Rhafi Khatchadhourian at the New Yorker takes a look at new developments in recognition software that are game changers on computers interpreting our emotive reactions to what we are reading/viewing on our electronic devices.
Like every company in this field, Affectiva relies on the work of Paul Ekman, a research psychologist who, beginning in the sixties, built a convincing body of evidence that there are at least six universal human emotions, expressed by everyone’s face identically, regardless of gender, age, or cultural upbringing. Ekman worked to decode these expressions, breaking them down into combinations of forty-six individual movements, called “action units.” From this work, he compiled the Facial Action Coding System, or FACS—a five-hundred-page taxonomy of facial movements. It has been in use for decades by academics and professionals, from computer animators to police officers interested in the subtleties of deception.

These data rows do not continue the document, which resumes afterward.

### lab/make_variant_fm.py

```python
#!/usr/bin/env python3
import os
here = os.path.dirname(os.path.abspath(__file__))
src = open(os.path.join(here, '../quantized-gemm-for-transformer-inference_amd/csrc/gemm_i8_kernels.h')).read()
a = src.index('// kNtC: the paired full-tile output stores')
b = src.index('// ------------------------------------------------------------------------------------------------\n// gemm_i8_small')
k = src[a:b]
k = k.replace('template <int kEpi = kEpiNone, bool kI32 = false, int kSplit = kSplitNone, bool kNtC = !kI32, int kFirst64 = 30,\n'
              '          bool kBf16 = false>\n'
              '__global__ __launch_bounds__(kFmThreads, 1) void gemm_i8_fm(GemmArgs p) {',
              'template <int kKnob, int kEpi = kEpiNone, bool kI32 = false, int kSplit = kSplitNone, bool kNtC = !kI32, int kFirst64 = 30, bool kBf16 = false>\n'
              '__global__ __launch_bounds__(kFmThreads, 1) void gemm_i8_fm_var(GemmArgs p) {')
reps = [
    ("        __builtin_amdgcn_s_setprio(1);\n", "        if constexpr (kKnob != 1) __builtin_amdgcn_s_setprio(1);\n"),
    ("        __builtin_amdgcn_s_setprio(0);\n    };", "        if constexpr (kKnob != 1) __builtin_amdgcn_s_setprio(0);\n    };"),
    ("            __builtin_amdgcn_sched_barrier(0);\n        }", "            if constexpr (kKnob != 2) __builtin_amdgcn_sched_barrier(0);\n        }"),
    ("""                if (more && ni == 2) ld(na, nb, 2 * mi, un);
                if (more && ni == 6) ld(na, nb, 2 * mi + 1, un);""",
     """                constexpr int P = kKnob >= 10 ? kKnob - 10 : 2;
                // kKnob 3: j -> A fragment j / 2 when j is even, B fragment j / 2 when odd (ld takes B for j < 8)
                if (more && ni == P) ld(na, nb, kKnob == 3 ? ((2 * mi) & 1 ? (2 * mi) >> 1 : 8 + ((2 * mi) >> 1)) : 2 * mi, un);
                if (more && ni == P + 4) ld(na, nb, kKnob == 3 ? ((2 * mi + 1) & 1 ? (2 * mi + 1) >> 1 : 8 + ((2 * mi + 1) >> 1)) : 2 * mi + 1, un);"""),
]
reps.append(("    group_tiles(tile, p.tiles_m, p.tiles_n, tm, tn, !outlier_epi(kEpi) && p.wide_rows ? 8 : 4);\n",
             """    if constexpr (kKnob == 4 || kKnob == 5) {  // XCD patches of 8 (4) tile-rows instead of 4
        constexpr int kG = kKnob == 4 ? 8 : 2;
        const int per_group = kG * p.tiles_n, group = tile / per_group, first_m = group * kG;
        const int gsz = min(p.tiles_m - first_m, kG), w = tile - group * per_group;
        tm = first_m + w % gsz;
        tn = w / gsz;
    } else {
        group_tiles(tile, p.tiles_m, p.tiles_n, tm, tn);
    }
"""))
reps.append(("                mfma_agpr(acc[mi][ni], cb[ni], ca[mi]);\n",
             "                if constexpr (kKnob == 6) mfma_agpr(acc[ni][mi], cb[mi], ca[ni]);\n"
             "                else mfma_agpr(acc[mi][ni], cb[ni], ca[mi]);\n"))
for x, y in reps:
    assert x in k, 'product loop changed: update make_variant_fm.py (' + x[:40] + ')'
    k = k.replace(x, y)
out = '''// gemm_fm_var.h -- GENERATED by lab/make_variant_fm.py from the product gemm_i8_fm: main-loop scheduling knobs.
#pragma once

#include "../quantized-gemm-for-transformer-inference_amd/csrc/gemm_i8_kernels.h"

namespace qgemm {
namespace gemm {

''' + k + '''
}  // namespace gemm
}  // namespace qgemm
'''
open(os.path.join(here, 'gemm_fm_var.h'), 'w').write(out)
print('wrote lab/gemm_fm_var.h')
```

### quantized-gemm-for-transformer-inference_amd/csrc/gemm_i8.hip

```cpp
#include <hip/hip_ext.h>

#include <type_traits>

#include "gemm_i8_kernels.h"

namespace qgemm {

using namespace gemm;

const char *gemm_config_name() { return "i8mfma16x16x64_t256x256_w4_wt128x128_fragmajor_direct_agpr"; }

static thread_local GemmEvents t_events;
static int g_event_mode = 0;
void set_gemm_event_mode(int mode) { g_event_mode = mode; }
void set_gemm_events(hipEvent_t start, hipEvent_t stop) { t_events = GemmEvents{start, stop}; }
GemmEvents take_gemm_events() {
    GemmEvents e = t_events;
    t_events = GemmEvents{};
    return e;
}

static bool shape_ok(const PackedView &a, const PackedView &b) {
    return a.k_pad == b.k_pad && a.rows_pad % BM == 0 && b.rows_pad % BN == 0 && a.k_pad % BK == 0;
}

struct GemmPlan {
    int tile;
    int tiles_m, tiles_n;
    int splits;
};

static GemmPlan gemm_plan(int m, int n, int k) {
    GemmPlan g{256, (int)(round_up(m, 256) / 256), (int)(round_up(n, 256) / 256), 1};
    if (m <= 0 || n <= 0 || k <= 0) return g;
    const int nk = (int)(round_up(k, BK) / BK);
    int64_t tiles = (int64_t)g.tiles_m * g.tiles_n;
    if (tiles >= 128) {
        if (tiles >= 160) return g;
        int sp = (int)(256 / tiles);
        sp = sp < nk / 8 ? sp : nk / 8;
        sp = sp < 8 ? sp : 8;
        g.splits = sp > 1 ? sp : 1;
        return g;
    }
    g = GemmPlan{64, (int)(round_up(m, 64) / 64), (int)(round_up(n, 64) / 64), 1};
    tiles = (int64_t)g.tiles_m * g.tiles_n;
    if (tiles < 256) {
        const GemmPlan g32{32, (int)(round_up(m, 32) / 32), (int)(round_up(n, 32) / 32), 1};
        const int64_t tiles32 = (int64_t)g32.tiles_m * g32.tiles_n;
        if (tiles32 >= 512 || (tiles32 >= 256 && k <= 2048)) return g32;
    }
    int sp = tiles >= 512 ? 1 : (int)(512 / tiles);
    sp = sp < nk / 16 ? sp : nk / 16;
    sp = sp < 4 ? sp : 4;
    g.splits = sp > 1 ? sp : 1;
    return g;
}

int gemm_splits(int m, int n, int k) { return gemm_plan(m, n, k).splits; }

int gemm_plan_info(int m, int n, int k, int *tile, const char **kernel) {
    const GemmPlan g = gemm_plan(m, n, k);
    if (tile) *tile = g.tile;
    if (kernel) {
        if (g.tile == 32) *kernel = "gemm_i8_small<32> (32x32 tiles, 4 waves of 16x16, 4-stage LDS-DMA ring)";
        else if (g.tile == 64)
            *kernel = g.splits > 1 ? "gemm_i8_small<64> (64x64 tiles, LDS-DMA ring, split-K)"
                                   : "gemm_i8_small<64> (64x64 tiles, LDS-DMA ring)";
        else
            *kernel = g.splits > 1 ? "gemm_i8_fm<split-K> (256x256 tiles, 4 waves of 128x128, fragment-major operands "
                                     "straight to VGPRs, AGPR accumulators, ticket-first split-K: one int32 slab per tile)"
                                   : "gemm_i8_fm (256x256 tiles, 4 waves of 128x128, fragment-major operands straight to "
                                     "VGPRs, AGPR accumulators, fused dequant epilogue)";
    }
    return g.splits;
}

constexpr size_t kTicketBytes = 4096;

size_t gemm_ticket_bytes(int m, int n, int k) { return gemm_plan(m, n, k).splits > 1 ? kTicketBytes : 0; }

size_t gemm_scratch_bytes(int m, int n, int k) {
    const GemmPlan g = gemm_plan(m, n, k);
    if (g.splits <= 1) return 0;
    const int64_t tiles = (int64_t)g.tiles_m * g.tiles_n;
    const int slabs = g.tile == 256 ? 1 : g.splits;
    return kTicketBytes + (size_t)tiles * slabs * g.tile * g.tile * 4;
}

__global__ __launch_bounds__(256) void zero_tickets_kernel(unsigned *__restrict__ t, int n) {
    const int i = blockIdx.x * 256 + threadIdx.x;
    if (i < n) t[i] = 0u;
}

template <typename Launch>
static hipError_t launch_timed(dim3 grid, dim3 block, hipStream_t stream, const GemmArgs &p, Launch kernel) {
    const GemmEvents ev = take_gemm_events();
    if ((ev.start || ev.stop) && g_event_mode == 0) {
        hipExtLaunchKernelGGL(kernel, grid, block, 0, stream, ev.start, ev.stop, 0, p);
        return hipGetLastError();
    }
    if (ev.start) (void)hipEventRecord(ev.start, stream);
    kernel<<<grid, block, 0, stream>>>(p);
    hipError_t e = hipGetLastError();
    if (ev.stop) (void)hipEventRecord(ev.stop, stream);
    return e;
}
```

Ekman has had critics, among them social scientists who argue that context plays a far greater role in reading emotions than his theory allows. But context-blind computers appear to support his conclusions. By scanning facial action units, computers can now outperform most people in distinguishing social smiles from those triggered by spontaneous joy, and in differentiating between faked pain and genuine pain. They can determine if a patient is depressed. Operating with unflagging attention, they can register expressions so fleeting that they are unknown even to the person making them. Marian Bartlett, a researcher at the University of California, San Diego, and the lead scientist at Emotient, once ran footage of her family watching TV through her software. During a moment of slapstick violence, her daughter, for a single frame, exhibited ferocious anger, which faded into surprise, then laughter. Her daughter was unaware of the moment of displeasure—but the computer had noticed. Recently, in a peer-reviewed study, Bartlett’s colleagues demonstrated that computers scanning for “micro-expressions” could predict when people would turn down a financial offer: a flash of disgust indicated that the offer was considered unfair, and a flash of anger prefigured the rejection.
[Rana el] Kaliouby often emphasizes that this technology can read only facial expressions, not minds, but Affdex is marketed as a tool that can make reliable inferences about people’s emotions—a tap into the unconscious.
via We Know How You Feel.
Reading this piece, I was especially brought back to consider the history of psychology and computer coding as utilized in corporate and government media in the Society of Control. Nobody talks about the broader historic factors involved with this better than Adam Curtis in The Century of Self and the newer All Watched Over by Machines of Loving Grace.